**Activity**
Line by line, the entries below are to be reproduced unaltered.
-------- Record extracts --------
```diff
-                    for (int i = 0; i < NI; ++i) __builtin_amdgcn_raw_buffer_store_b128(__builtin_bit_cast(w4_u4, o[i]), ry, (int)vo[i], 0, W4_NT_ST);
-                }
-            } else {
-#pragma unroll 1
-                for (int it = 0; it < NPASS; it += NI) {
-                    unsigned vo[NI];
-                    floatx4 o[NI];
-#pragma unroll
-                    for (int i = 0; i < NI; ++i) {
-                        cw4_light_elem(tid, it + i, W4_THREADS, NQD, px, py, q4);
-                        if constexpr (FINE) cw4f_light_pixel(px, py);
-                        vo[i] = cw4_out_voff(ex0 + px, ey0 + py, H, W, a.YC, a.ycoff + en0 + 4 * q4);
-                        o[i] = cw_buf_load(rc, vo[i], 0u);
-                    }
-#pragma unroll
-                    for (int i = 0; i < NI; ++i) __builtin_amdgcn_raw_buffer_store_b128(__builtin_bit_cast(w4_u4, o[i]), ry, (int)vo[i], 0, W4_NT_ST);
-                }
-            }
-        }
-    }
+    if constexpr (LIST && !STAG) light();
 }
 
 template <int EPI, bool TWO, bool SM = false>
diff --git a/ipercore_amd/csrc/lwg_conv_wino.h b/ipercore_amd/csrc/lwg_conv_wino.h
--- a/ipercore_amd/csrc/lwg_conv_wino.h
+++ b/ipercore_amd/csrc/lwg_conv_wino.h
@@ -81,6 +81,14 @@
 }
 CW_FN void cw_list_entry(int e, int ncb, int& slot, int& cb) { slot = e / ncb, cb = e - slot * ncb; }
 CW_FN int cw_list_first_light(int wg, int nwg, int nhe) { return wg >= nhe ? wg : wg + (nhe - wg + nwg - 1) / nwg * nwg; }
+#define CW_STAGGER_RUN 8
+CW_FN int cw_list_heavy_count(int wg, int nwg, int nhe) { return wg >= nhe ? 0 : (nhe - wg + nwg - 1) / nwg; }
+CW_FN int cw_list_phase(int wg, int phases) { return phases > 1 ? (wg / CW_STAGGER_RUN) % phases : 0; }
+CW_FN int cw_list_stagger(int wg, int nwg, int nhe, int phases) {
+    const int hc = cw_list_heavy_count(wg, nwg, nhe), p1 = cw_list_phase(wg, phases) + 1;
+    return phases > 1 ? hc / phases * p1 + hc % phases * p1 / phases : hc;
+}
+CW_FN int cw_list_light_at(int wg, int nwg, int nhe, int phases) { return wg + cw_list_stagger(wg, nwg, nhe, phases) * nwg; }
 CW_FN void cw4_light_elem(int tid, int it, int nth, int nq, int& px, int& py, int& q4) {
     const int e = it * nth + tid, p = e / nq;
     q4 = e - p * nq, px = p & 31, py = p >> 5;
```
--------
**Problem solution**
```diff
-                    for (int i = 0; i < NI; ++i) __builtin_amdgcn_raw_buffer_store_b128(__builtin_bit_cast(w4_u4, o[i]), ry, (int)vo[i], 0, W4_NT_ST);
-                }
-            } else {
-#pragma unroll 1
-                for (int it = 0; it < NPASS; it += NI) {
-                    unsigned vo[NI];
-                    floatx4 o[NI];
-#pragma unroll
-                    for (int i = 0; i < NI; ++i) {
-                        cw4_light_elem(tid, it + i, W4_THREADS, NQD, px, py, q4);
-                        if constexpr (FINE) cw4f_light_pixel(px, py);
-                        vo[i] = cw4_out_voff(ex0 + px, ey0 + py, H, W, a.YC, a.ycoff + en0 + 4 * q4);
-                        o[i] = cw_buf_load(rc, vo[i], 0u);
-                    }
-#pragma unroll
-                    for (int i = 0; i < NI; ++i) __builtin_amdgcn_raw_buffer_store_b128(__builtin_bit_cast(w4_u4, o[i]), ry, (int)vo[i], 0, W4_NT_ST);
-                }
-            }
-        }
-    }
+    if constexpr (LIST && !STAG) light();
 }
 
 template <int EPI, bool TWO, bool SM = false>
diff --git a/ipercore_amd/csrc/lwg_conv_wino.h b/ipercore_amd/csrc/lwg_conv_wino.h
--- a/ipercore_amd/csrc/lwg_conv_wino.h
+++ b/ipercore_amd/csrc/lwg_conv_wino.h
@@ -81,6 +81,14 @@
 }
 CW_FN void cw_list_entry(int e, int ncb, int& slot, int& cb) { slot = e / ncb, cb = e - slot * ncb; }
 CW_FN int cw_list_first_light(int wg, int nwg, int nhe) { return wg >= nhe ? wg : wg + (nhe - wg + nwg - 1) / nwg * nwg; }
+#define CW_STAGGER_RUN 8
+CW_FN int cw_list_heavy_count(int wg, int nwg, int nhe) { return wg >= nhe ? 0 : (nhe - wg + nwg - 1) / nwg; }
+CW_FN int cw_list_phase(int wg, int phases) { return phases > 1 ? (wg / CW_STAGGER_RUN) % phases : 0; }
+CW_FN int cw_list_stagger(int wg, int nwg, int nhe, int phases) {
+    const int hc = cw_list_heavy_count(wg, nwg, nhe), p1 = cw_list_phase(wg, phases) + 1;
+    return phases > 1 ? hc / phases * p1 + hc % phases * p1 / phases : hc;
+}
+CW_FN int cw_list_light_at(int wg, int nwg, int nhe, int phases) { return wg + cw_list_stagger(wg, nwg, nhe, phases) * nwg; }
 CW_FN void cw4_light_elem(int tid, int it, int nth, int nq, int& px, int& py, int& q4) {
     const int e = it * nth + tid, p = e / nq;
     q4 = e - p * nq, px = p & 31, py = p >> 5;
```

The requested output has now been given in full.